Son objectif: créer un hôpital en Afrique. Ce sera à Lambaréné, au Gabon. En avril 1913, avec son épouse, Hélène Bresslau, il y fonde – de manière tout «improvisée», affirme-t-il – un village-hôpital. Il s’y installe définitivement à partir de 1924, ne retournant en Europe que pour y donner des concerts. Car cet esprit universel avait à son actif également une formation d’organiste, art dans lequel il excellait, au point qu’il soutenait son œuvre en Afrique avec les bénéfices de ses prestations musicales.

L’expérience lui fera forger une formule résumant l’ensemble de sa démarche, animée par l’indignation devant la souffrance: le «respect de la vie». Jusqu’à sa mort, en 1965, il ne cessera d’y inviter toute personne.

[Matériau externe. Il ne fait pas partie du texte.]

@@ -92,6 +93,7 @@
     "pcuda_bn_bwd_reduce_pooled": (i32, [C.POINTER(Pooled), vp, i64, i64, vp, i64, i64, vp, vp, i32, i32, vp, C.POINTER(i32), vp]),
     "pcuda_bn_bwd_apply_pooled": (i32, [C.POINTER(Pooled), vp, i64, i64, vp, i64, i64, vp, f32, vp, i64, i64, i32, i32, vp]),
     "pcuda_lrelu_bwd_pooled": (i32, [C.POINTER(Pooled), vp, i64, i64, vp, i64, i64, f32, vp, i64, i64, i32, i32, vp]),
+    "pcuda_lrelu_bwd_pooled_act": (i32, [C.POINTER(Pooled), vp, i64, i64, f32, vp, i64, i64, i32, i32, vp]),
     "pcuda_upsample2_bwd": (i32, [vp, i64, i64, vp, i64, i64, i32, i32, i32, i32, i32, vp]),
     "pcuda_upsample2_bwd_bnred": (i32, [vp, i64, i64, vp, i64, i64, i32, vp, i64, i64, vp, vp, vp, C.POINTER(i32), i32, i32,
                                         i32, i32, vp]),
diff --git a/pointcloududa_amd/csrc/conv_host.h b/pointcloududa_amd/csrc/conv_host.h
--- a/pointcloududa_amd/csrc/conv_host.h
+++ b/pointcloududa_amd/csrc/conv_host.h
@@ -166,6 +166,12 @@
 bool rs_map_ok(int n, int h, int w);
 int rs_tiles(int n, int h, int w);
 int rs_try_launch(const IgemmParams& p, int prec, const TapSet& taps, hipStream_t s, int* rc);
+
+struct Pw1Pool {
+  float* pooled; long long sn, sc;
+  unsigned char* idx;
+};
+int pw1_try_launch(const IgemmParams& p, int prec, const TapSet& taps, hipStream_t s, int* rc, const Pw1Pool* pool = nullptr);
 
 static inline size_t packed_elems(int rows, int red, int ntaps, int prec) {
   const int co_tile = 32 * ig_co_blks(rows);
diff --git a/pointcloududa_amd/csrc/conv_igemm.hip b/pointcloududa_amd/csrc/conv_igemm.hip
--- a/pointcloududa_amd/csrc/conv_igemm.hip
+++ b/pointcloududa_amd/csrc/conv_igemm.hip
@@ -311,6 +311,7 @@
     int rc;
     if (ap_image && prec == PCUDA_PREC_BF16X3 && ap_try_launch(p, taps, ap_image, s, &rc)) return rc;
     if (p.cin == 32 && p.cout == 32 && rs_try_launch(p, prec, taps, s, &rc)) return rc;
+    if (taps.n == 1 && pw1_try_launch(p, prec, taps, s, &rc)) return rc;
   }
   const bool x3 = prec == PCUDA_PREC_BF16X3;
   const int co_blks = ig_co_blks(p.cout);
@@ -464,6 +465,24 @@
   return im ? (const unsigned char*)packed + im->off : nullptr;
 }
 
+static IgemmParams fwd_params(const pcuda_conv_geom* g, const pcuda_src* x, const pcuda_dst* y, const void* packed_w,
+                              const PackedLayout& L, const float* bias, float slope) {
+  IgemmParams p;
+  memset(&p, 0, sizeof(p));
+  p.x = *x; p.cin = g->cin;
+  p.in_h = g->in_h; p.in_w = g->in_w; p.in_shift = g->in_up ? 1 : 0; p.in_row = g->in_w >> p.in_shift;
+  if (y) p.y = *y;
+  p.cout = g->cout; p.out_w = g->out_w;
+  p.lh = g->out_h; p.lw = g->out_w;
+  p.oy_mul = p.ox_mul = 1; p.oy_off = p.ox_off = 0;
+  p.in_step = g->stride;
+  p.wpack = (const uint16_t*)image_ptr(packed_w, &L.img[0]);
+  p.w_lo_off = 0;
+  p.bias = bias; p.slope = slope; p.accumulate = 0; p.stats = nullptr;
+  p.n = g->n;
+  return p;
+}
+
 extern "C" int pcuda_conv2d_forward(const pcuda_conv_geom* g, int prec, const pcuda_src* x, const void* packed_w,
                                     const float* bias, float slope, const pcuda_dst* y, float* bn_partials,
                                     pcuda_stream_t s) {
@@ -480,20 +499,27 @@
   }
   PackedLayout L;
   packed_layout(g, prec, SIDE_FWD, &L);
-  IgemmParams p;
-  memset(&p, 0, sizeof(p));
-  p.x = *x; p.cin = g->cin;
-  p.in_h = g->in_h; p.in_w = g->in_w; p.in_shift = g->in_up ? 1 : 0; p.in_row = g->in_w >> p.in_shift;
-  p.y = *y; p.cout = g->cout; p.out_w = g->out_w;
-  p.lh = g->out_h; p.lw = g->out_w;
-  p.oy_mul = p.ox_mul = 1; p.oy_off = p.ox_off = 0;
-  p.in_step = g->stride;
-  p.wpack = (const uint16_t*)image_ptr(packed_w, &L.img[0]);
-  p.w_lo_off = 0;
-  p.bias = bias; p.slope = slope; p.accumulate = 0; p.stats = bn_partials;
-  p.n = g->n;
+  IgemmParams p = fwd_params(g, x, y, packed_w, L, bias, slope);
+  p.stats = bn_partials;
   const ConvRoute route = bn_partials ? conv_route(g, prec, SIDE_FWD, false) : ConvRoute{ROUTE_IGEMM, -1};
   return launch_igemm(p, prec, L.img[0].taps, (hipStream_t)s, image_ptr(packed_w, L.ap()), &route);
+}
+
+extern "C" int pcuda_conv2d_fwd_pool(const pcuda_conv_geom* g, int prec, const pcuda_src* x, const void* packed_w,
+                                     const float* bias, float slope, float* pooled, long long pooled_sn, long long pooled_sc,
+                                     uint8_t* idx, const pcuda_dst* t, pcuda_stream_t s) {
+  if (!geom_ok(g)) PCUDA_FAIL(PCUDA_E_BADARG, "conv2d_fwd_pool: inconsistent geometry");
+  if (!src_ok(x, g->cin) || (t && !dst_ok(t, g->cout)) || !packed_w || !pooled || !idx) PCUDA_FAIL(PCUDA_E_BADARG, "conv2d_fwd_pool: bad tensors");
+  if (prec != PCUDA_PREC_BF16X3 && prec != PCUDA_PREC_BF16) PCUDA_FAIL(PCUDA_E_BADARG, "conv2d_fwd_pool: bad precision");
+  if (g->k != 1 || g->stride != 1 || g->pad != 0 || g->in_up || (g->in_h & 1) || (g->in_w & 1) || direct_fwd_tiles(g))
+    PCUDA_FAIL(PCUDA_E_UNSUPPORTED, "conv2d_fwd_pool: stride-1 1x1 MFMA layers on even maps only");
+  PackedLayout L;
+  packed_layout(g, prec, SIDE_FWD, &L);
+  IgemmParams p = fwd_params(g, x, t, packed_w, L, bias, slope);
+  const Pw1Pool pool = {pooled, pooled_sn, pooled_sc, idx};
+  int rc;
+  if (pw1_try_launch(p, prec, L.img[0].taps, (hipStream_t)s, &rc, &pool)) return rc;
+  PCUDA_FAIL(PCUDA_E_UNSUPPORTED, "conv2d_fwd_pool: this geometry does not run on the 1x1 kernel");
 }
 
 static int dgrad_impl(const pcuda_conv_geom* g, int prec, const pcuda_src* dy, const void* packed_w_dgrad,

Ne pas faire de différence

A près de 90 ans, il écrivait: «J’appelle l’humanité à l’éthique du respect de la vie. Cette éthique ne fait pas de différence entre une vie ayant plus de valeur et une vie ayant moins de valeur, entre une vie supérieure et une vie inférieure. Car accepter ces différences de valeur entre les êtres vivants reviendrait à les juger selon la ressemblance plus ou moins grande de leur sensibilité à la nôtre. Et la conséquence de cette distinction est l’idée qu’il existe des vies sans valeur, dont la destruction ou la détérioration seraient permises. Selon les circonstances, on entendra par vie sans valeur tantôt des insectes, tantôt des peuples primitifs.»

Admiré tant par les adeptes de la théologie protestante libérale que par les amateurs de Jean-Sébastien Bach (qu’il interprétait à merveille), Albert Schweitzer apparaît à certains encore, par son action et sa pensée, comme un précurseur de l’action humanitaire, mais aussi de l’écologie, voire de l’antispécisme et du désarmement nucléaire.

De Jésus à la bombe atomique

Hormis son engagement médical, Albert Schweitzer a signé des ouvrages importants de théologie: en 1906, il publie Histoire des recherches sur la vie de Jésus et, 24 ans après, La Mystique de l’apôtre Paul, des travaux qui feront date dans les études sur le Nouveau Testament. Son éthique du respect de la vie l’amènera par ailleurs à alerter l’opinion sur le danger atomique. Dès le début des premiers tests de la bombe à hydrogène, en 1954, il s’engagera dans ce combat, dialoguant notamment avec Albert Einstein ou les présidents américains Eisenhower et Kennedy.